Om een correcte verwerking van het verzoek zoveel mogelijk te waarborgen dient het
verzoek, met uitsluiting van andere mogelijke wijzen van indiening, op één van de
volgende wijzen in te worden ingediend:
-
1. Per post:
Door gebruikmaking van de bij het advies van de Commissie van deskundigen te verstrekken
antwoordenveloppe (verzenden per aangetekende post kan een vertraging in de postbestelling
tot gevolg hebben).
-
2. Door afgifte:
Ministerie van Justitie, DGWRR/DRJB, aan mevrouw E.P. Lanooy (in persoon), kamer H1710,
of haar vervang(st)er bij afwezigheid; bezoekadres: Schedelhoekshaven 100 (receptie
hoogbouw) te (2511 EX) Den Haag.

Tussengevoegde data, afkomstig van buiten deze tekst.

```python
def prompt_table(prompts, n_images: int):
    if len(prompts) == 0:
        raise ValueError("at least one prompt is needed")
    per = [list(prompts)] * n_images if isinstance(prompts[0], str) else [list(p) for p in prompts]
    if len(per) != n_images:
        raise ValueError(f"{len(per)} prompt lists for {n_images} images")
    T = len(per[0]) if per else 0
    if any(len(p) != T for p in per) or (per and T == 0):
        raise ValueError("every image needs the same number (>= 1) of prompts")
    unique: Dict[str, int] = {}
    rows = [[unique.setdefault(t, len(unique)) for t in p] for p in per]
    return list(unique), rows


class BLIP2ITMClient:

    _shared: Dict[str, BLIP2ITM] = {}

    def __init__(self, port: int = 12182, device=None, emulate_jpeg: bool = False, **model_kwargs) -> None:
        key = str(device)
        if key not in BLIP2ITMClient._shared:
            BLIP2ITMClient._shared[key] = BLIP2ITM(device=device, **model_kwargs)
        self._model = BLIP2ITMClient._shared[key]
        self._emulate_jpeg = emulate_jpeg
        self.url = f"inprocess://blip2itm (port {port} ignored)"

    def cosine(self, image: np.ndarray, txt: str) -> float:
        if self._emulate_jpeg:
            from .transport import jpeg_roundtrip

            image = jpeg_roundtrip(image)
        return self._model.cosine(image, txt)

    def cosines(self, image: np.ndarray, prompts: Sequence[str]) -> List[float]:
        if self._emulate_jpeg:
            from .transport import jpeg_roundtrip

            image = jpeg_roundtrip(image)
        return self._model.cosines(image, prompts)
```

vlfm_amd/vlm/ops.py:

```python
from __future__ import annotations

import ctypes
from typing import Dict, Optional, Tuple

import numpy as np
import torch

from .. import _lib

CLIP_MEAN = (0.48145466, 0.4578275, 0.40821073)
CLIP_STD = (0.26862954, 0.26130258, 0.27577711)
_DTYPE_CODE = {torch.float32: 0, torch.float16: 1, torch.bfloat16: 2}
_coeff_cache: Dict[Tuple[str, int, int], Tuple[torch.Tensor, torch.Tensor, int]] = {}


def _stream() -> int:
    return torch._C._cuda_getCurrentRawStream(torch._C._cuda_getDevice())


def resample_coeffs(in_size: int, out_size: int, bilinear: bool = False) -> Tuple[np.ndarray, np.ndarray, int]:
    bounds = np.zeros((out_size, 2), np.int32)
    cap = out_size * (2 * int(np.ceil(2.0 * max(1.0, in_size / out_size))) + 1)
    kk = np.zeros(cap, np.int32)
    ks = ctypes.c_int(0)
    _lib.check(_lib.lib().vlfm_resample_coeffs_filter_host(in_size, out_size, int(bilinear), bounds.ctypes.data,
                                                           kk.ctypes.data, cap, ctypes.byref(ks)),
               "resample_coeffs_host")
    return bounds, kk[: out_size * ks.value].reshape(out_size, ks.value), ks.value


def _device_coeffs(device, in_size: int, out_size: int, bilinear: bool = False):
    key = (str(device), in_size, out_size, bilinear)
    if key not in _coeff_cache:
        b, k, ks = resample_coeffs(in_size, out_size, bilinear)
        _coeff_cache[key] = (torch.from_numpy(b).to(device), torch.from_numpy(np.ascontiguousarray(k)).to(device), ks)
    return _coeff_cache[key]


def preprocess_rgb(images_u8: torch.Tensor, out_size: int = 224, dtype: torch.dtype = torch.float16,
                   mean=CLIP_MEAN, std=CLIP_STD, patch_size: int = 0) -> torch.Tensor:
    assert images_u8.is_cuda and images_u8.dtype == torch.uint8 and images_u8.dim() == 4 and images_u8.shape[-1] == 3
    images_u8 = images_u8.contiguous()
    n, H, W, _ = images_u8.shape
    dev = images_u8.device
    hb, hk, hks = _device_coeffs(dev, W, out_size)
    vb, vk, vks = _device_coeffs(dev, H, out_size)
    tmp = torch.empty((n, H, out_size, 3), dtype=torch.uint8, device=dev)
    if patch_size:
        g = out_size // patch_size
        out = torch.empty((n, g * g, 3 * patch_size * patch_size), dtype=dtype, device=dev)
    else:
        out = torch.empty((n, 3, out_size, out_size), dtype=dtype, device=dev)
    m = (ctypes.c_float * 3)(*mean)
    s = (ctypes.c_float * 3)(*std)
    with torch.cuda.device(dev):
        _lib.check(_lib.lib().vlfm_preprocess_rgb_batched(images_u8.data_ptr(), n, H, W, out_size, hb.data_ptr(),
                                                         hk.data_ptr(), hks, vb.data_ptr(), vk.data_ptr(), vks,
                                                         ctypes.addressof(m), ctypes.addressof(s), tmp.data_ptr(),
                                                         out.data_ptr(), _DTYPE_CODE[dtype], int(patch_size), _stream()),
                   "preprocess_rgb")
    return out


def itc_head(query_feats: torch.Tensor, proj_t: torch.Tensor, proj_bias: torch.Tensor,
             text_feats: torch.Tensor) -> torch.Tensor:
    B, NQ, Hd = query_feats.shape
    P = proj_t.shape[1]
    for t in (query_feats, proj_t, proj_bias, text_feats):
        assert t.is_cuda and t.dtype == torch.float32 and t.is_contiguous()
    assert proj_t.shape[0] == Hd and text_feats.shape == (B, P)
    proj = torch.addmm(proj_bias, query_feats.view(B * NQ, Hd), proj_t)
    out = torch.empty(B, dtype=torch.float32, device=query_feats.device)
    with torch.cuda.device(query_feats.device):
        _lib.check(_lib.lib().vlfm_itc_head_batched(proj.data_ptr(), B, NQ, P, text_feats.data_ptr(), out.data_ptr(),
                                                   _stream()), "itc_head")
    return out


ITC_MAX_PROMPTS = 8


def itc_text_index(rows, n_text: int, device) -> torch.Tensor:
    idx = np.asarray(rows, np.int64)
    if idx.ndim != 2 or idx.shape[1] < 1 or idx.shape[1] > ITC_MAX_PROMPTS:
        raise ValueError(f"text index must be [B, T] with 1 <= T <= {ITC_MAX_PROMPTS}, got shape {idx.shape}")
    if n_text < 1 or (idx.size and (idx.min() < 0 or idx.max() >= n_text)):
        raise ValueError(f"text index outside the table of {n_text} row(s)")
    return torch.from_numpy(idx.astype(np.int32)).to(device)


def itc_head_multi(query_feats: torch.Tensor, proj_t: torch.Tensor, proj_bias: torch.Tensor, text_table: torch.Tensor,
                   text_index: torch.Tensor) -> torch.Tensor:
    B, NQ, Hd = query_feats.shape
    P = proj_t.shape[1]
    for t in (query_feats, proj_t, proj_bias, text_table):
        assert t.is_cuda and t.dtype == torch.float32 and t.is_contiguous()
    assert text_index.is_cuda and text_index.dtype == torch.int32 and text_index.is_contiguous()
    assert proj_t.shape[0] == Hd and text_table.dim() == 2 and text_table.shape[1] == P
    assert text_index.dim() == 2 and text_index.shape[0] == B
    U, T = text_table.shape[0], text_index.shape[1]
    proj = torch.addmm(proj_bias, query_feats.view(B * NQ, Hd), proj_t)
    out = torch.empty((B, T), dtype=torch.float32, device=query_feats.device)
    with torch.cuda.device(query_feats.device):
        _lib.check(_lib.lib().vlfm_itc_head_multi(proj.data_ptr(), B, NQ, P, text_table.data_ptr(), U,
                                                 text_index.data_ptr(), T, out.data_ptr(), _stream()), "itc_head_multi")
    return out


SAM_MEAN = (123.675, 116.28, 103.53)
SAM_STD = (58.395, 57.12, 57.375)


def sam_target_size(h: int, w: int, long_side: int = 1024) -> Tuple[int, int]:
    scale = long_side * 1.0 / max(h, w)
    return int(h * scale + 0.5), int(w * scale + 0.5)


def preprocess_sam(images_u8: torch.Tensor, long_side: int = 1024) -> Tuple[torch.Tensor, Tuple[int, int]]:
    assert images_u8.is_cuda and images_u8.dtype == torch.uint8 and images_u8.dim() == 4 and images_u8.shape[-1] == 3
    images_u8 = images_u8.contiguous()
    n, H, W, _ = images_u8.shape
    oh, ow = sam_target_size(H, W, long_side)
    dev = images_u8.device
    hb, hk, hks = _device_coeffs(dev, W, ow, True)
    vb, vk, vks = _device_coeffs(dev, H, oh, True)
    tmp = torch.empty((n, H, ow, 3), dtype=torch.uint8, device=dev)
    out = torch.empty((n, 3, long_side, long_side), dtype=torch.float32, device=dev)
    m, s = (ctypes.c_float * 3)(*SAM_MEAN), (ctypes.c_float * 3)(*SAM_STD)
    with torch.cuda.device(dev):
        _lib.check(_lib.lib().vlfm_preprocess_sam_batched(images_u8.data_ptr(), n, H, W, oh, ow, hb.data_ptr(),
                                                         hk.data_ptr(), hks, vb.data_ptr(), vk.data_ptr(), vks,
                                                         ctypes.addressof(m), ctypes.addressof(s), long_side,
                                                         tmp.data_ptr(), out.data_ptr(), _stream()), "preprocess_sam")
    return out, (oh, ow)


def layernorm_bias(x: torch.Tensor, channel_bias, weight: torch.Tensor, bias: torch.Tensor, eps: float) -> torch.Tensor:
    assert x.is_cuda and x.dtype == torch.float16 and x.is_contiguous() and weight.dtype == torch.float16
    dim = x.shape[-1]
    y = torch.empty_like(x)
    _lib.check(_lib.lib().vlfm_layernorm_bias_f16(x.data_ptr(), channel_bias.data_ptr() if channel_bias is not None else None,
                                                  weight.data_ptr(), bias.data_ptr(), y.data_ptr(), x.numel() // dim, dim,
                                                  float(eps), _stream()), "layernorm_bias_f16")
    return y


_ACT_CODE = {None: 0, "none": 0, "gelu": 1, "silu": 2}


def bias_act_(y: torch.Tensor, bias: torch.Tensor, act=None) -> torch.Tensor:
    assert y.is_cuda and y.dim() == 4 and y.is_contiguous() and y.dtype in (torch.float32, torch.float16)
    assert bias.dtype == y.dtype and bias.numel() == y.shape[1] and bias.is_contiguous()
    n, c, h, w = y.shape
    _lib.check(_lib.lib().vlfm_bias_act_nchw(y.data_ptr(), bias.data_ptr(), n, c, h * w, 0 if y.dtype == torch.float32 else 1,
                                             _ACT_CODE[act], _stream()), "bias_act_nchw")
    return y


_BIAS_ACT_MAX_PLANES = 65535 * 16


class BiasAct(torch.nn.Module):

    def __init__(self, bias: torch.Tensor, act=None, inplace: bool = False):
        super().__init__()
        self.bias = torch.nn.Parameter(bias.detach().clone(), requires_grad=False)
        self.act = act
        self.inplace = inplace

    def forward(self, x):
        return bias_act(x, self.bias, self.act, inplace=self.inplace)


def bias_act(x: torch.Tensor, bias: torch.Tensor, act=None, inplace: bool = False) -> torch.Tensor:
    if (inplace and x.is_cuda and x.dim() == 4 and x.dtype in (torch.float32, torch.float16) and x.is_contiguous()
            and not x.requires_grad and x.shape[0] * x.shape[1] <= _BIAS_ACT_MAX_PLANES):
        return bias_act_(x, bias if bias.dtype == x.dtype else bias.to(x.dtype), act)
    y = x + bias.to(x.dtype).view(1, -1, 1, 1)
    if act == "gelu":
        return torch.nn.functional.gelu(y)
    if act == "silu":
        return torch.nn.functional.silu(y)
    return y
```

Met betrekking tot het tijdstip van indiening dient
vooraf een telefonische afspraak te worden gemaakt (telefoonnummer: 070 – 370 73 10).
Wellicht ten overvloede merk ik op dat afgifte van het verzoek (met alle bijlagen)
op het ministerie in vergelijking met postbestelling de snelste wijze van indiening
kan zijn, waarbij onzekerheid over de duur van de postbestelling en daarmede de dag
van ontvangst wordt uitgesloten.
Het is van belang dat de verzoeken vergezeld gaan van alle bijlagen. De verzoeken
zullen namelijk in behandeling worden genomen in volgorde van de dag van ontvangst.
Als het verzoek niet compleet is zal het verzoek eerst in behandeling kunnen worden
genomen na ontvangst van de ontbrekende stukken. De volgorde van behandeling van complete
verzoeken voor een zelfde plaats van vestiging bepaalt de volgorde waarin besloten
zal worden.
Ten aanzien van de behandeling van complete verzoeken die op dezelfde dag voor een
zelfde plaats van vestiging zijn ontvangen, zal de volgorde van behandeling – tenzij
alle verzoeken kunnen worden toegewezen – door loting worden bepaald. Voorafgaand
aan de loting zullen betrokkenen worden geïnformeerd over de ontstane situatie en
worden uitgenodigd de loting bij te wonen.
Uiteraard staat het de door de loting achtergestelde verzoeker(s) vrij het ondernemingsplan
aan de nieuwe situatie aan te passen (rekening houdend met de mogelijke vestiging
van de andere verzoeker(s)) en voor advies aan de Commissie van deskundigen voor te
leggen. Het aangepaste ondernemingsplan en het daarover door de Commissie van deskundigen
uit te brengen advies treden, na onverwijlde indiening bij het Ministerie van Justitie,
in de plaats van het gelijktijdig bij het reeds aanhangige benoemingsverzoek ingediende
ondernemingsplan en advies onder de voorwaarde dat de achtergestelde verzoeker(s)
binnen twee maanden na de datum van loting het aangepaste ondernemingplan bij de Commissie
van deskundigen hebben ingediend en het Ministerie van Justitie hiervan binnen dezelfde
termijn op de hoogte hebben gesteld.